Today’s virtual assistants, rely on the cloud for the powerful processing needed to respond to requests. But artificial neural network chips coming soon from IBM, Mythic and others will often allow such intensive processing to be carried out in a hearable itself, eliminating the need for an internet connection and allowing near-instantaneous reaction times.
“Voice assistants will no longer remain quiescent until summoned by the user,” says Forrest. “Instead they will intelligently interject at optimum moments throughout the day, influencing the user’s thoughts and behaviour.”
He suggests that the race is on to identify and monetise services that do not necessarily rely on screens. “Advertisers will be quick to harness opportunity to speak to wearers, conveying precisely timed and relevant information based upon geolocation,” he says.

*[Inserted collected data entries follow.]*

CF_DEV void ss_linear_insert(HitP *a, int last) {
    const HitP val = a[last];
    int next = last - 1;
    while (hit_less(val, a[next])) { a[last] = a[next]; last = next; --next; }
    a[last] = val;
}
CF_DEV void ss_insertion(HitP *a, int first, int last) {
    if (first == last) return;
    for (int i = first + 1; i != last; ++i) {
        if (hit_less(a[i], a[first])) {
            const HitP val = a[i];
            for (int k = i; k > first; --k) a[k] = a[k - 1];
            a[first] = val;
        } else ss_linear_insert(a, i);
    }
}
CF_DEV void ss_push_heap(HitP *a, int first, int hole, int top, const HitP &val) {
    int parent = (hole - 1) / 2;
    while (hole > top && hit_less(a[first + parent], val)) {
        a[first + hole] = a[first + parent]; hole = parent; parent = (hole - 1) / 2;
    }
    a[first + hole] = val;
}
CF_DEV void ss_adjust_heap(HitP *a, int first, int hole, int len, const HitP &val) {
    const int top = hole;
    int child = hole;
    while (child < (len - 1) / 2) {
        child = 2 * (child + 1);
        if (hit_less(a[first + child], a[first + (child - 1)])) child--;
        a[first + hole] = a[first + child]; hole = child;
    }
    if ((len & 1) == 0 && child == (len - 2) / 2) {
        child = 2 * (child + 1);
        a[first + hole] = a[first + (child - 1)]; hole = child - 1;
    }
    ss_push_heap(a, first, hole, top, val);
}
CF_DEV void ss_heapsort(HitP *a, int first, int last) {
    const int len = last - first;
    if (len >= 2) {
        int parent = (len - 2) / 2;
        for (;;) { const HitP v = a[first + parent]; ss_adjust_heap(a, first, parent, len, v); if (parent == 0) break; parent--; }
    }
    while (last - first > 1) {
        --last;
        const HitP v = a[last]; a[last] = a[first];
        ss_adjust_heap(a, first, 0, last - first, v);
    }
}
CF_DEV void std_sort_hits(HitP *a, int n) {
    if (n <= 1) return;
    int lg = 0;
    for (int t = n; t > 1; t >>= 1) lg++;
    int stF[48], stL[48], stD[48], sp = 0;
    int first = 0, last = n, depth = 2 * lg;
    for (;;) {
        while (last - first > 16) {
            if (depth == 0) { ss_heapsort(a, first, last); break; }
            --depth;
            const int mid = first + (last - first) / 2;
            {
                const int x = first + 1, y = mid, z = last - 1;
                if (hit_less(a[x], a[y])) {
                    if (hit_less(a[y], a[z])) hit_swap(a[first], a[y]);
                    else if (hit_less(a[x], a[z])) hit_swap(a[first], a[z]);
                    else hit_swap(a[first], a[x]);
                } else if (hit_less(a[x], a[z])) hit_swap(a[first], a[x]);
                else if (hit_less(a[y], a[z])) hit_swap(a[first], a[z]);
                else hit_swap(a[first], a[y]);
            }
            int lo = first + 1, hi = last;
            for (;;) {
                while (hit_less(a[lo], a[first])) ++lo;
                --hi;
                while (hit_less(a[first], a[hi])) --hi;
                if (!(lo < hi)) break;
                hit_swap(a[lo], a[hi]);
                ++lo;
            }
            if (sp < 48) { stF[sp] = lo; stL[sp] = last; stD[sp] = depth; sp++; }
            last = lo;
        }
        if (sp == 0) break;
        --sp; first = stF[sp]; last = stL[sp]; depth = stD[sp];
    }
    if (n > 16) {
        ss_insertion(a, 0, 16);
        for (int i = 16; i != n; ++i) ss_linear_insert(a, i);
    } else ss_insertion(a, 0, n);
}

CF_DEV void hit_reset(HitP &h) { Hit z; z.top = z.bot = 0; z.bwoff = kNone32; z.len = 0; z.nelt = 0; h = hit_pack(z); }

CF_DEV void post_trim(HitP *h, uint32_t n) {
    if (n < 2) return;
    for (uint32_t i = 0; i + 1 < n; i++) {
        for (uint32_t j = i + 1; j < n; j++) {
            const uint32_t bi = hp_bwoff(h[i]), bj = hp_bwoff(h[j]), li = hp_len(h[i]), lj = hp_len(h[j]);
            if (bi >= bj) { hp_set_len(h[i], 0); break; }
            if ((uint64_t)bi + li <= bj) break;
            if (li >= lj) {
                const uint32_t e = bj + lj;
                hp_set_bwoff(h[j], bi + li); hp_set_len(h[j], e - (bi + li));
            } else hp_set_len(h[i], bj - bi);
        }
    }
}

CF_DEV void post_fix(const DIndex &ix, const DParams &pr, const DBatch &b, uint32_t rd, HitP *const hs[2], const uint32_t n[2]) {
    const uint64_t wbase = b.woff[rd], m = pr.m;
    const uint32_t L = b.rlen[rd];
    uint64_t sum[2] = {0, 0};
    for (int f = 0; f < 2; f++) for (uint32_t i = 0; i < n[f]; i++) if (hp_len(hs[f][i]) >= m) sum[f] += hp_len(hs[f][i]);
    if (sum[0] >= m && sum[1] >= m) {
        for (uint32_t i = 0; i < n[0]; i++) {
            HitP &hit = hs[0][i];
            const uint64_t len = hp_len(hit), l = hp_bwoff(hit), r = l + len;
            for (uint32_t j = 0; j < n[1]; j++) {
                HitP &rc = hs[1][j];
                const uint64_t rclen = hp_len(rc);
                if (len < m && rclen < m) continue;
                const uint64_t rc_l = (uint64_t)L - hp_bwoff(rc) - rclen, rc_r = rc_l + rclen;
                if (r <= rc_l) continue;
                if (rc_r <= l) continue;
                if (l == rc_l && r == rc_r) continue;
                if (l < rc_l && r > rc_r) continue;
                if (l > rc_l && r < rc_r) continue;
                if (l > rc_l) {
                    Hit t; ps_whole<1>(ix, b, wbase, L, true, (uint32_t)rc_l, t);
                    if (t.len == len + l - rc_l) hit = hit_pack(t);
                }
                if (r > rc_r) {
                    Hit t; ps_whole<1>(ix, b, wbase, L, false, (uint32_t)(L - r), t);
                    if (t.len == rclen + r - rc_r) rc = hit_pack(t);
                }
            }
        }
        for (uint32_t i = 0; i < n[0]; i++) {
            HitP &hit = hs[0][i];
            const uint64_t len = hp_len(hit), l = hp_bwoff(hit), r = l + len;
            for (uint32_t j = 0; j < n[1]; j++) {
                HitP &rc = hs[1][j];
                const uint64_t rclen = hp_len(rc), rc_l = (uint64_t)L - hp_bwoff(rc) - rclen, rc_r = rc_l + rclen;
                if (rc_l < l) break;
                if (len != rclen) continue;
                if (l == rc_l && r == rc_r && hp_size(hit) + hp_size(rc) > pr.ihits) {
                    hit_reset(hit); hit_reset(rc); break;
                }
            }
        }
    }
    post_trim(hs[0], n[0]);
    post_trim(hs[1], n[1]);
}
CF_DEV void post_fix(const DIndex &ix, const DParams &pr, const DBatch &b, uint32_t rd) {
    const uint32_t slot = b.slotOf[rd];
    HitP *hs[2] = {b.hits + b.hitBase[rd], b.hits + b.hitBase[rd] + b.hitCap[rd]};
    const uint32_t n[2] = {nhml_n(b.nhml[2 * slot]), nhml_n(b.nhml[2 * slot + 1])};
    post_fix(ix, pr, b, rd, hs, n);
}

A whole new world of audible applications will develop alongside visual ones, presenting digital enhancement of the soundscape.
Rather than layer the world with visual information, audible AR offers a ‘layered’ listening experience.
Crum thinks future hearables will use software to translate fluctuations in the electrical fields recorded in our ears drawing on decades of research that have helped scientists draw insights into a person’s state of mind from changes in electroencephalograms (EEGs).
By that stage we may not need to talk to our AI at all since it will be reading our minds before we’ve even processed the thought.